## Task objective
Give back exactly the lines that run from the beginning of the entries to the line containing "Metric: training images/sec", both included, and nothing else.
───── The data
# arnab39/Semi-supervised-segmentation-cycleGAN

Hardware: AMD Instinct MI355X
Metric: training images/sec (G+D step) at 256x256 (higher is better)
Workload: dtype f32; 1 GPU; VOC2012 21-class 256x256 semisupervised_cycleGAN as-written G+D step, batch=8 per GPU, fp32 tensors, 3-piece split-bf16 contraction, fp32-accurate (six exact bf16 piece products per fp32 product on the bf16 matrix cores, fp32 accumulation - forward, data and weight gradients; 21 / 20-channel stems and heads zero-padded onto the same contraction, 1- / 3-channel ends on the exact fp32 MFMA); global_batch=8, image_unit=one labeled + one unlabeled 256x256 image, parallelism=dp1, losses_finite=True

## Files before the change

### include/sscg.h

```cpp
#ifndef SSCG_H
#define SSCG_H
#include <stddef.h>
#include <stdint.h>

#ifdef __cplusplus
extern "C" {
#endif

#define SSCG_ABI_VERSION 18

#define SSCG_F32 0
#define SSCG_BF16 1
#define SSCG_BF16X3 2

#define SSCG_ERR_BAD_ARG (-1)
#define SSCG_ERR_UNSUPPORTED (-2)
#define SSCG_ERR_WORKSPACE (-3)

#define SSCG_ACT_NONE 0
#define SSCG_ACT_RELU 1
#define SSCG_ACT_LRELU 2
#define SSCG_ACT_TANH 3

#define SSCG_PAD_ZEROS 0
#define SSCG_PAD_REFLECT 1

int sscg_abi_version(void);
int sscg_set_dry_run(int on);

typedef struct sscg_conv_desc {
    int32_t N, H, W, C;
    int32_t K, R, S;
    int32_t P, Q;
    int32_t stride, pad, dil;
    int32_t pad_mode;
    int32_t act;
    float slope;
    int32_t x_dtype;
    int32_t w_dtype;
    int32_t y_dtype;
    int32_t precision;
    int32_t tuning;
    int64_t w_plane;
    int32_t wgrad_tuning;
} sscg_conv_desc;

size_t sscg_conv2d_fwd_workspace(const sscg_conv_desc* d);
int sscg_conv2d_fwd(const sscg_conv_desc* d, const void* x, const void* w, const float* bias, void* y, void* ws,
                    size_t ws_bytes, void* stream);

size_t sscg_conv2d_fwd_stats_bytes(const sscg_conv_desc* d, int G, int64_t L);
size_t sscg_conv2d_fwd_stats_workspace(const sscg_conv_desc* d);
int sscg_conv2d_fwd_stats(const sscg_conv_desc* d, const void* x, const void* w, const float* bias, void* y, int G, int64_t L,
                          void* stats, size_t stats_bytes, void* ws, size_t ws_bytes, void* stream);
int sscg_norm_stats_from_conv(const sscg_conv_desc* d, const void* stats, int G, int64_t L, float eps, float* mean, float* rstd,
                              float* running_mean, float* running_var, float momentum, void* stream);

int sscg_conv2d_fwd_affine_applies(const sscg_conv_desc* d);
int sscg_conv2d_fwd_affine(const sscg_conv_desc* d, const void* x, const void* w, const float* bias, const float* running_mean,
                           const float* running_var, float eps, const float* gamma, const float* beta, const void* residual, void* y,
                           void* ws, size_t ws_bytes, void* stream);

int sscg_conv2d_front_applies(const sscg_conv_desc* d, int cin);
int sscg_conv2d_front_fwd(const sscg_conv_desc* d, const void* xf, int cin, const float* w1, const float* b1, float slope1, void* h1,
                          const void* w, const float* bias, void* y, int G, int64_t L, void* stats, size_t stats_bytes, void* stream);

size_t sscg_conv2d_dgrad_workspace(const sscg_conv_desc* d);
int sscg_conv2d_dgrad(const sscg_conv_desc* d, const void* dy, const void* wt, const float* bias, void* dx,
                      int act, float slope, void* ws, size_t ws_bytes, void* stream);

size_t sscg_conv2d_wgrad_workspace(const sscg_conv_desc* d);
int sscg_conv2d_wgrad(const sscg_conv_desc* d, const void* x, const void* dy, float* dw, float beta, void* ws,
                      size_t ws_bytes, void* stream);

int sscg_weight_krsc_to_crsk(const void* w, int w_dtype, void* wt, int wt_dtype, int K, int RS, int C, void* stream);
typedef struct sscg_wt_job {
    const void* w;
    void* wt;
    int32_t w_dtype, wt_dtype;
    int32_t K, RS, C;
    int32_t block0;
} sscg_wt_job;
int sscg_weight_krsc_to_crsk_batch(const sscg_wt_job* jobs, int n_jobs, int n_blocks, void* stream);
int sscg_split3(const float* src, void* dst, int64_t n, int64_t plane_stride, void* stream);
int sscg_conv2d_split_applies(const sscg_conv_desc* d, int kind);
int sscg_cast(const void* src, int src_dtype, void* dst, int dst_dtype, int64_t n, void* stream);

size_t sscg_colsum_workspace(int64_t rows, int cols);
int sscg_colsum(const void* x, int dtype, float* out, int64_t rows, int cols, float beta, void* ws, size_t ws_bytes, void* stream);

size_t sscg_norm_stats_workspace(int G, int64_t L, int C);
int sscg_norm_stats(const void* x, int dtype, int G, int64_t L, int C, float eps, float* mean, float* rstd,
                    float* running_mean, float* running_var, float momentum, void* ws, size_t ws_bytes, void* stream);
int sscg_norm_apply(const void* x, const float* mean, const float* rstd, const float* gamma, const float* beta,
                    const void* residual, void* y, int dtype, int G, int64_t L, int C, int act, float slope, void* stream);
size_t sscg_conv2d_dgrad_bsums_bytes(const sscg_conv_desc* d, int G, int64_t L);
int sscg_conv2d_dgrad_bsums(const sscg_conv_desc* d, const void* dy, const void* wt, void* dx, const void* nx, const void* nz,
                            const void* addend, const float* mean, const float* rstd, const float* gamma, const float* beta, int G,
                            int64_t L, int act, float slope, void* sums, size_t sums_bytes, void* ws, size_t ws_bytes, void* stream);
int sscg_conv2d_dgrad_add_applies(const sscg_conv_desc* d);
int sscg_conv2d_dgrad_add(const sscg_conv_desc* d, const void* dy, const void* wt, const void* addend, void* dx, void* ws,
                          size_t ws_bytes, void* stream);
int sscg_norm_bwd_from_sums(const sscg_conv_desc* d, const void* sums, const void* dy, const void* x, const void* y, const float* mean,
                            const float* rstd, const float* gamma, const float* beta, void* dx, void* dres, float* dgamma, float* dbeta,
                            int dtype, int G, int64_t L, int C, int act, float slope, int flags, void* ws, size_t ws_bytes, void* stream);

int sscg_rstd_from_var(const float* var, float* rstd, int n, float eps, void* stream);
size_t sscg_norm_bwd_workspace(int G, int64_t L, int C);
int sscg_norm_bwd(const void* dy, const void* x, const void* y, const float* mean, const float* rstd,
                  const float* gamma, const float* beta, void* dx, void* dres, float* dgamma, float* dbeta, int dtype, int G,
                  int64_t L, int C, int act, float slope, int stats_grad, void* ws, size_t ws_bytes, void* stream);

int sscg_norm_head_applies(int C);
int sscg_norm_head_fwd(const void* x, int dtype, const float* mean, const float* rstd, const float* gamma, const float* beta,
                       const float* w, const float* bias, float* out, int G, int64_t L, int C, int act, float slope, void* stream);
size_t sscg_norm_head_bwd_workspace(int G, int64_t L, int C);
int sscg_norm_head_bwd(const float* dout, const float* w, const void* x, const float* mean, const float* rstd, const float* gamma,
                       const float* beta, void* dx, float* dw, float* dbias, float* dgamma, float* dbeta, int dtype, int G, int64_t L,
                       int C, int act, float slope, int flags, void* ws, size_t ws_bytes, void* stream);

int sscg_act_fwd(const void* x, void* y, int dtype, int64_t n, int act, float slope, void* stream);
int sscg_act_bwd(const void* dy, const void* y, void* dx, int dtype, int64_t n, int act, float slope, void* stream);
int sscg_add(const void* a, const void* b, void* y, int dtype, int64_t n, void* stream);
int sscg_resize_channels(const float* src, float* dst, int64_t rows, int Cs, int Cd, void* stream);
int sscg_dropout(const void* x, void* y, int dtype, int64_t n, float p, uint64_t seed, void* stream);
int sscg_gauss_noise(const float* x, float* y, int64_t n, float sigma, uint64_t seed, void* stream);
int sscg_maxpool2x2_fwd(const void* x, void* y, uint8_t* idx, int dtype, int N, int H, int W, int C, void* stream);
int sscg_maxpool2x2_bwd(const void* dy, const uint8_t* idx, void* dx, int dtype, int N, int H, int W, int C, void* stream);
int sscg_maxpool3x3s2_fwd(const void* x, void* y, uint8_t* idx, int dtype, int N, int H, int W, int C, int P, int Q, void* stream);
int sscg_maxpool3x3s2_bwd(const void* dy, const uint8_t* idx, void* dx, int dtype, int N, int H, int W, int C, int P, int Q, void* stream);
int sscg_upsample_bilinear_fwd(const float* x, float* y, int N, int H, int W, int C, int OH, int OW, void* stream);
int sscg_upsample_bilinear_bwd(const float* dy, float* dx, int N, int H, int W, int C, int OH, int OW, void* stream);
int sscg_reflect_pad(const void* x, void* y, int dtype, int N, int H, int W, int C, int pad, void* stream);
int sscg_reflect_pad_bwd(const void* dy, void* dx, int dtype, int N, int H, int W, int C, int pad, void* stream);
int sscg_nchw_to_nhwc(const float* x, float* y, int N, int C, int H, int W, void* stream);
int sscg_nhwc_to_nchw(const float* x, float* y, int N, int C, int H, int W, void* stream);
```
──────────
## Task result
# arnab39/Semi-supervised-segmentation-cycleGAN

Hardware: AMD Instinct MI355X
Metric: training images/sec (G+D step) at 256x256 (higher is better)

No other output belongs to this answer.